template <bool DEBUG_SAMPLER, int STRATEGY, bool QUEUE = false, bool GENERAL = false, int FEAT = 0, int INTEGRATOR = KY_INTEGRATOR_PATH_TRACING_ITERATION, bool LARGE = false>
KY_DEV void render_kernel_body(const DScene* __restrict__ S_, RenderConst rc, ShardConst sh, unsigned* __restrict__ counter, unsigned long long* __restrict__ accum,
                               unsigned* __restrict__ flags, float4* __restrict__ queue_mem) {
    static_assert(!QUEUE || ((STRATEGY == KY_DIRECT_BOTH_MIS || STRATEGY == KY_DIRECT_LIGHT_MIS || STRATEGY == KY_DIRECT_LIGHT) && INTEGRATOR == KY_INTEGRATOR_PATH_TRACING_ITERATION),
                  "the deferred shadow rays belong to the iterative integrator's strategies with a light-sampling half");
    static_assert(FEAT == 0 || (STRATEGY >= 0 && !GENERAL && !DEBUG_SAMPLER), "scene facts are instantiated for kernels with a fixed strategy only");
    static_assert(STRATEGY >= 0 || INTEGRATOR == KY_INTEGRATOR_PATH_TRACING_ITERATION, "the run-time-dispatched kernel reads the integrator from rc");
    const SceneRef S{S_, GENERAL, FEAT, LARGE};
    __shared__ ItemSlot ring[4][KY_RING];
    __shared__ int c_xy[256], c_pix[256];
    __shared__ unsigned c_se[256];
    __shared__ uint32_t c_key[QUEUE ? 1 : 256];
    __shared__ unsigned long long c_def[QUEUE ? 3 * 256 : 1];
    const int tid = threadIdx.x;
    const LdsScene Lds = stage_scene<LARGE, (FEAT & KY_FEAT_SMALL_TABLES) != 0>(S);
    if (STRATEGY >= 0) { rc.strategy = STRATEGY; rc.integrator = INTEGRATOR; }
    const int nee_weight = (rc.strategy == KY_DIRECT_IDLE || rc.integrator < KY_INTEGRATOR_DIRECT_LIGHTING ||
                            rc.integrator == KY_INTEGRATOR_SIMPLE_PATH_TRACING_RECURSION) ? 0 : S->n_lights;

    const int lane = threadIdx.x & 63;
    ItemSlot* my_ring = ring[threadIdx.x >> 6];

    int fetched = 0;
    int cursor = 0;
    bool exhausted = false;
    c_pix[tid] = -1;
    ShadowQueue sq{nullptr, 0, c_pix, c_def, accum, flags, counter};
    if (QUEUE) {
        c_def[tid] = 0; c_def[256 + tid] = 0; c_def[512 + tid] = 0;
        sq.base = queue_mem + (size_t)(blockIdx.x * 4 + (threadIdx.x >> 6)) * (KY_SQ_ENTRY * KY_SQ_CAP);
    }
    bool open = false;
    bool has_item = false, done = false, alive = false;
    int waited = 0;
    PathState ps;
    ps.Lo = mk3(0, 0, 0);

    KY_CLK(-1);
    for (;;) {
        KY_CLK(9);
        const bool need = !alive && !done && !open;
        const unsigned long long need_mask = __ballot(need);
        bool refill = need_mask != 0;
        if (refill && __popcll(need_mask) < KY_REFILL_BATCH && waited < KY_REFILL_WAIT && __any(alive || (open && !done))) { refill = false; ++waited; }
        if (refill) {
            waited = 0;
            if (need && has_item) {
                const float v[3] = {ps.Lo.x * rc.inv_spp, ps.Lo.y * rc.inv_spp, ps.Lo.z * rc.inv_spp};
                ps.Lo = mk3(0, 0, 0);
                const int pix = c_pix[tid];
                c_pix[tid] = -1;
                const bool plain = fminf(fminf(v[0], v[1]), v[2]) >= 0.f && (v[0] + v[1] + v[2]) < 1.0f;
                if (__all(plain)) {
#pragma unroll
                    for (int ch = 0; ch < 3; ++ch) {
                        const float hi = __builtin_floorf(v[ch]);
                        const float lo = __builtin_rintf((v[ch] - hi) * 4294967296.0f);
                        unsigned long long fx = ((unsigned long long)(unsigned)hi << 32) | (unsigned long long)(unsigned)lo;
                        if (QUEUE) { fx += c_def[ch * 256 + tid]; c_def[ch * 256 + tid] = 0; }
                        atomicAdd(&accum[(size_t)pix * 3 + ch], fx);
                    }
                } else
                {
                    unsigned fl = 0;
                    const float limit = film_limit(counter);
#pragma unroll
                    for (int ch = 0; ch < 3; ++ch) {
                        unsigned long long fx = film_fixed(v[ch], limit, ch, fl);
                        if (QUEUE) { fx += c_def[ch * 256 + tid]; c_def[ch * 256 + tid] = 0; }
                        if (fx != 0) atomicAdd(&accum[(size_t)pix * 3 + ch], fx);
                    }
                    if (fl) atomicOr(&flags[pix], fl);
                }
                has_item = false;
            }
            const int n_need = __popcll(need_mask);
            while (!exhausted && cursor + n_need > fetched * 64) {
                unsigned id = blockIdx.x * 4u + (threadIdx.x >> 6);
                if (fetched > 0 && lane == 0) id = atomicAdd(counter, 1u) + gridDim.x * 4u;
                id = __builtin_amdgcn_readfirstlane(id);
                if (id >= sh.n_items) { exhausted = true; break; }
                const int c = (int)(id / (unsigned)sh.n_blocks), b = (int)(id % (unsigned)sh.n_blocks);
                const int k = b / sh.blocks_per_tile, inner = b % sh.blocks_per_tile;
                const int bx = inner % sh.blocks_w, by = inner / sh.blocks_w;
                const int tile = sh.tile_first + k * sh.tile_step;
                if (lane == 0) {
                    ItemSlot it;
                    const int trow = tile / sh.tiles_x, tcol = (tile % sh.tiles_x + trow) % sh.tiles_x;
                    it.x0 = tcol * sh.tile_w + bx * 8;
                    it.y0 = trow * sh.tile_h + by * 8;
                    it.pix0 = (k * sh.tile_h + by * 8) * sh.tile_w + bx * 8;
// ... 3 lines not shown
#endif
                    my_ring[fetched % KY_RING] = it;
                }
                ++fetched;
            }
            __builtin_amdgcn_fence(__ATOMIC_ACQ_REL, "wavefront");
            if (need) {
                const int mine = cursor + (int)__builtin_amdgcn_mbcnt_hi((unsigned)(need_mask >> 32), __builtin_amdgcn_mbcnt_lo((unsigned)need_mask, 0u));
                if (mine < fetched * 64) {
                    const ItemSlot it = my_ring[(mine >> 6) % KY_RING];
#ifdef KY_EXP_TRANSPOSE
                    const int px = 0, py = 0;
#else
                    const int px = mine & 7, py = (mine >> 3) & 7;
#endif
                    const int x = it.x0 + px, y = it.y0 + py;
                    const bool in_range = x < rc.width && y < rc.height;
                    c_xy[tid] = x | (y << 16);
                    c_pix[tid] = it.pix0 + py * sh.tile_w + px;
                    if (!QUEUE) c_key[tid] = sampler_pixel_key(rc.seed, (uint32_t)(y * rc.width + x));
#ifdef KY_EXP_TRANSPOSE
                    c_se[tid] = ((unsigned)((mine & 63) * 16) << 7) | 16u;
                    open = in_range;
#else
                    c_se[tid] = ((unsigned)it.s_begin << 7) | (unsigned)(it.s_end - it.s_begin);
                    open = in_range && it.s_begin < it.s_end;
#endif
                    has_item = in_range;
                } else {
                    done = true;
                }
            }
            cursor = min(cursor + n_need, fetched * 64);
        }
        KY_CLK(0);
        Vertex v;
        v.in_lds = true;
        bool have_vertex = false;
        for (int attempt = 0;; ++attempt) {
            if (!alive && !done && open) {
                const int xy = c_xy[tid];
                const unsigned se = c_se[tid];
                const uint32_t key = QUEUE ? sampler_pixel_key(rc.seed, (uint32_t)((xy >> 16) * rc.width + (xy & 0xffff))) : c_key[tid];
                path_begin<DEBUG_SAMPLER, true>(ps, S, key, xy & 0xffff, xy >> 16, (int)(se >> 7));
                c_se[tid] = se + 127;
                open = (se & 127) > 1;
                alive = true;
            }
            const bool tracing = alive && !have_vertex;
            if (!__any(tracing)) break;
            if (tracing) {
                const bool ended = !path_intersect<DEBUG_SAMPLER>(ps, v, S, Lds, rc);
                if (!ended) have_vertex = true;
                if (ended) {
                    alive = false;
                }
            }
            if (attempt >= ((FEAT & KY_FEAT_SINGLE_LIGHT) ? 0 : KY_MAX_RETRACE)) break;
            const int idle = __popcll(__ballot(!alive && !done && open));
            if (idle * (2 * nee_weight + 1) < KY_RETRACE_THRESHOLD) break;
        }
        KY_CLK(1);
        if (!__any(alive)) {
            if (__all(done)) break;
            path_state_dead(ps);
            continue;
        }
        unsigned tag = 0;
        if (QUEUE) tag = ((unsigned)c_pix[tid] << 6) | (unsigned)lane;
        {
            const bool cont = path_shade<DEBUG_SAMPLER>(ps, v, S, Lds, rc, have_vertex, -1, nullptr, QUEUE ? &sq : nullptr, tag,
                                                        STRATEGY >= 0 && INTEGRATOR == KY_INTEGRATOR_PATH_TRACING_RECURSION, true);
            if (have_vertex && !cont) {
                alive = false;
            }
        }
    }
    if (QUEUE) {
        sq_drain(S, sq);
    }
    KY_CLK(-2);
}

====================

When you reach the line with "alive = true;" in the records above, start writing out lines exactly, and stop once the line with "const int idle" has been written; include nothing else.

                alive = true;
            }
            const bool tracing = alive && !have_vertex;
            if (!__any(tracing)) break;
            if (tracing) {
                const bool ended = !path_intersect<DEBUG_SAMPLER>(ps, v, S, Lds, rc);
                if (!ended) have_vertex = true;
                if (ended) {
                    alive = false;
                }
            }
            if (attempt >= ((FEAT & KY_FEAT_SINGLE_LIGHT) ? 0 : KY_MAX_RETRACE)) break;
            const int idle = __popcll(__ballot(!alive && !done && open));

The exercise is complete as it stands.